Meld Stakes
- Class: Group 3
- Location: Leopardstown County Dublin, Ireland
- Race type: Flat / Thoroughbred
- Sponsor: Aer Lingus College Football Classic (2023)
- Website: Leopardstown

Race information
- Distance: 1m 1f (1,811 metres)
- Surface: Turf
- Track: Left-handed
- Qualification: Three-years-old and up
- Weight: 9 st 0 lb (3yo); 9 st 9 lb (4yo+) Allowances 3 lb for fillies and mares Penalties 5 lb for G1 / G2 winners * 3 lb for G3 winners * * since 1 August last year
- Purse: €50,000 (2022) 1st: €30,975

= Meld Stakes =

Flat horse race in Ireland

The Meld Stakes is a Group 3 flat horse race in Ireland open to thoroughbreds aged three years or older. It is run at Leopardstown over a distance of 1 mile and 1 furlong (1,811 metres), and it is scheduled to take place each year in July.

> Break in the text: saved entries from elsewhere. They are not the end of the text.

+                                                    int* __restrict__ counts) {
+  __shared__ int32_t s_pos[kSlice + 1];
+  __shared__ int32_t s_tile[kSlice + 1];
+  __shared__ int32_t s_slot[kSlice];
+  __shared__ int32_t s_runs[kRunCells][kRecQ0];
+  __shared__ int32_t s_tat[256], s_tcell[256], s_tq0[256], s_tqn[256];
+  __shared__ int s_wave[5][4];
   __shared__ int s_base[4];
-  const int lane = threadIdx.x & 63, wv = threadIdx.x >> 6;
-  const int64_t c0 = (blockIdx.x * (int64_t)blockDim.x + threadIdx.x) * kCellsPerThread;
-  int32_t st[kCellsPerThread + 1];
-#pragma unroll
-  for (int j = 0; j <= kCellsPerThread; ++j) st[j] = g.cell_start[c0 + j <= ncells ? c0 + j : ncells];
-  int cnt[4] = {0, 0, 0, 0};
-  unsigned cls_bits = 0;
-#pragma unroll
-  for (int j = 0; j < kCellsPerThread; ++j) {
-    const int m = st[j + 1] - st[j];
-    if (m > 0) {
+  const int tid = threadIdx.x, lane = tid & 63, wv = tid >> 6;
+  const int64_t i0 = blockIdx.x * (int64_t)kSlice + (int64_t)tid * kSlicePerThread;
+  uint32_t key[kSlicePerThread];
+  if (i0 + kSlicePerThread <= n) {
+    const uint4* k4 = reinterpret_cast<const uint4*>(skeys + i0);
+#pragma unroll
+    for (int j = 0; j < kSlicePerThread / 4; ++j) {
+      const uint4 v = k4[j];
+      key[4 * j] = v.x; key[4 * j + 1] = v.y; key[4 * j + 2] = v.z; key[4 * j + 3] = v.w;
+    }
+  } else {
+#pragma unroll
+    for (int j = 0; j < kSlicePerThread; ++j) key[j] = i0 + j < n ? skeys[i0 + j] : 0xffffffffu;
+  }
+  uint32_t prev = (i0 > 0 && i0 < n) ? skeys[i0 - 1] : 0xffffffffu;
+  unsigned starts = 0;
+#pragma unroll
+  for (int j = 0; j < kSlicePerThread; ++j) {
+    starts |= ((uint64_t)key[j] < (uint64_t)ncells && key[j] != prev) ? 1u << j : 0u;
+    prev = key[j];
+  }
+  {
+    const int mine = __popc(starts), incl = wave_incl_scan(mine);
+    if (lane == 63) s_wave[4][wv] = incl;
+    __syncthreads();
+    int at = incl - mine;
+    for (int w = 0; w < wv; ++w) at += s_wave[4][w];
+#pragma unroll
+    for (int j = 0; j < kSlicePerThread; ++j)
+      if (starts >> j & 1u) s_pos[at++] = (int32_t)(i0 + j);
+  }
+  const int cells = s_wave[4][0] + s_wave[4][1] + s_wave[4][2] + s_wave[4][3];
+  __syncthreads();
+  if (cells == 0) return;
+  int before[5] = {0, 0, 0, 0, 0};
+  for (int c0 = 0; c0 < cells; c0 += 256) {
+    const int c = c0 + tid;
+    int nt = 0, cls = 0;
+    if (c < cells) {
+      const int32_t pos = s_pos[c];
+      const uint32_t k = skeys[pos];
+      const int32_t end = g.cell_start[(int64_t)k + 1];
+      if (c == cells - 1) s_pos[cells] = end;
+      nt = (end - pos + kQ - 1) / kQ;
       Runs R;
-      const int cls = tile_class(block_runs(g, (uint32_t)(c0 + j), R));
-      cls_bits |= (unsigned)cls << (2 * j);
-#pragma unroll
-      for (int k = 0; k < 4; ++k) cnt[k] += cls == k ? (m + kQ - 1) / kQ : 0;
-    }
-  }
-  int first[4];
-#pragma unroll
-  for (int k = 0; k < 4; ++k) {
-    const int incl = wave_incl_scan(cnt[k]);
-    first[k] = incl - cnt[k];
-    if (lane == 63) s_wave[k][wv] = incl;
+      cls = tile_class(block_runs(g, k, R));
+      if (c < kRunCells) runs_store(s_runs[c], R);
+    }
+    int ex[5];
+#pragma unroll
+    for (int k = 0; k < 5; ++k) {
+      const int v = (k == 4 || cls == k) ? nt : 0, incl = wave_incl_scan(v);
+      ex[k] = incl - v;
+      if (lane == 63) s_wave[k][wv] = incl;
+    }
+    __syncthreads();
+#pragma unroll
+    for (int k = 0; k < 5; ++k) {
+      ex[k] += before[k];
+      for (int w = 0; w < 4; ++w) {
+        ex[k] += w < wv ? s_wave[k][w] : 0;
+        before[k] += s_wave[k][w];
+      }
+    }
+    if (c < cells) {
+      s_tile[c] = ex[4];
+      s_slot[c] = (int32_t)((uint32_t)cls << 30) | (cls == 3 ? ex[3] : (cls == 2 ? ex[2] : (cls == 1 ? ex[1] : ex[0])));
+    }
+    __syncthreads();
+  }
+  if (tid == 0) s_tile[cells] = before[4];
+  if (tid < 4) {
+    const int ci = tid == 3 ? kTilesSmall : (tid == 2 ? kTilesWide : (tid == 1 ? kTilesDense : kTilesSparse));
+    const int total = tid == 3 ? before[3] : (tid == 2 ? before[2] : (tid == 1 ? before[1] : before[0]));
+    s_base[tid] = total ? atomicAdd(&counts[ci], total) : 0;
   }
   __syncthreads();
-  if (threadIdx.x < 4) {
-    const int k = threadIdx.x;
-    const int total = s_wave[k][0] + s_wave[k][1] + s_wave[k][2] + s_wave[k][3];
-    const int ci = k == 3 ? kTilesSmall : (k == 2 ? kTilesWide : (k == 1 ? kTilesDense : kTilesSparse));
-    s_base[k] = total ? atomicAdd(&counts[ci], total) : 0;
-  }
-  __syncthreads();
-#pragma unroll
-  for (int k = 0; k < 4; ++k) {
-    first[k] += s_base[k];
-    for (int w = 0; w < wv; ++w) first[k] += s_wave[k][w];
-  }
-  auto emit = [&](const Runs& Rc, int k, int slot, int32_t q0, int qn) {
-    const int64_t at = k == 3 ? slot : (k == 0 ? n + slot : (k == 1 ? 2 * n - 1 - slot : n - 1 - slot));
-    rec_write(recs + at * kRecInts, Rc, q0, qn);
-    if (k == 2) wide[slot] = (int32_t)at;
-  };
-#pragma unroll
-  for (int j = 0; j < kCellsPerThread; ++j) {
-    const int32_t s = st[j], m = st[j + 1] - st[j];
-    const int nt = (m + kQ - 1) / kQ, cls = (int)((cls_bits >> (2 * j)) & 3u);
-    Runs R;
-#pragma unroll
-    for (int r = 0; r < 9; ++r) R.start[r] = 0;
-#pragma unroll
-    for (int r = 0; r < 10; ++r) R.pref[r] = 0;
-    int slot = 0;
-    if (m > 0) {
-      block_runs(g, (uint32_t)(c0 + j), R);
-      slot = cls == 3 ? first[3] : (cls == 2 ? first[2] : (cls == 1 ? first[1] : first[0]));
-#pragma unroll
-      for (int k = 0; k < 4; ++k) first[k] += cls == k ? nt : 0;
-      if (nt <= kCoopTiles)
-        for (int i = 0; i < nt; ++i) emit(R, cls, slot + i, s + kQ * i, min(kQ, m - kQ * i));
-    }
-    uint64_t big = __ballot(m > 0 && nt > kCoopTiles);
-    while (big) {
-      const int l = __builtin_ctzll(big);
-      big &= big - 1;
-      Runs Rl;
-#pragma unroll
-      for (int r = 0; r < 9; ++r) Rl.start[r] = __shfl(R.start[r], l);
-#pragma unroll
-      for (int r = 0; r < 10; ++r) Rl.pref[r] = __shfl(R.pref[r], l);
-      const int32_t sl = __shfl(s, l), ml = __shfl(m, l);
-      const int fl = __shfl(slot, l), ntl = __shfl(nt, l), kl = __shfl(cls, l);
-      for (int i = lane; i < ntl; i += 64) emit(Rl, kl, fl + i, sl + kQ * i, min(kQ, ml - kQ * i));
+  for (int c0 = 0; c0 < cells; c0 += kRunCells) {
+    const int c1 = min(cells, c0 + kRunCells);
+    if (c0 > 0 && tid < c1 - c0) {
+      Runs R;
+      block_runs(g, skeys[s_pos[c0 + tid]], R);
+      runs_store(s_runs[tid], R);
+    }
+    __syncthreads();
+    const int t1 = s_tile[c1];
+    for (int tb = s_tile[c0]; tb < t1; tb += 256) {
+      const int nt = min(256, t1 - tb);
+      if (tid < nt) {
+        const int t = tb + tid;
+        int lo = c0, hi = c1 - 1;
+        while (lo < hi) {
+          const int mid = (lo + hi + 1) >> 1;
+          if (s_tile[mid] <= t) lo = mid; else hi = mid - 1;
+        }
+        const int ti = t - s_tile[lo], k = (int)((uint32_t)s_slot[lo] >> 30);
+        const int slot = s_base[k] + (s_slot[lo] & 0x3fffffff) + ti;
+        const int32_t pos = s_pos[lo], m = s_pos[lo + 1] - pos;
+        const int64_t at = k == 3 ? slot : (k == 0 ? n + slot : (k == 1 ? 2 * n - 1 - slot : n - 1 - slot));
+        s_tat[tid] = (int32_t)at;
+        s_tcell[tid] = lo - c0;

The event was formerly contested over 1 mile and 4 furlongs, and it used to be held at the Curragh in late August or early September. It was previously known as the Brownstown Stakes, and for a period it was restricted to fillies and mares. It was renamed in honour of the successful filly Meld in the 1980s.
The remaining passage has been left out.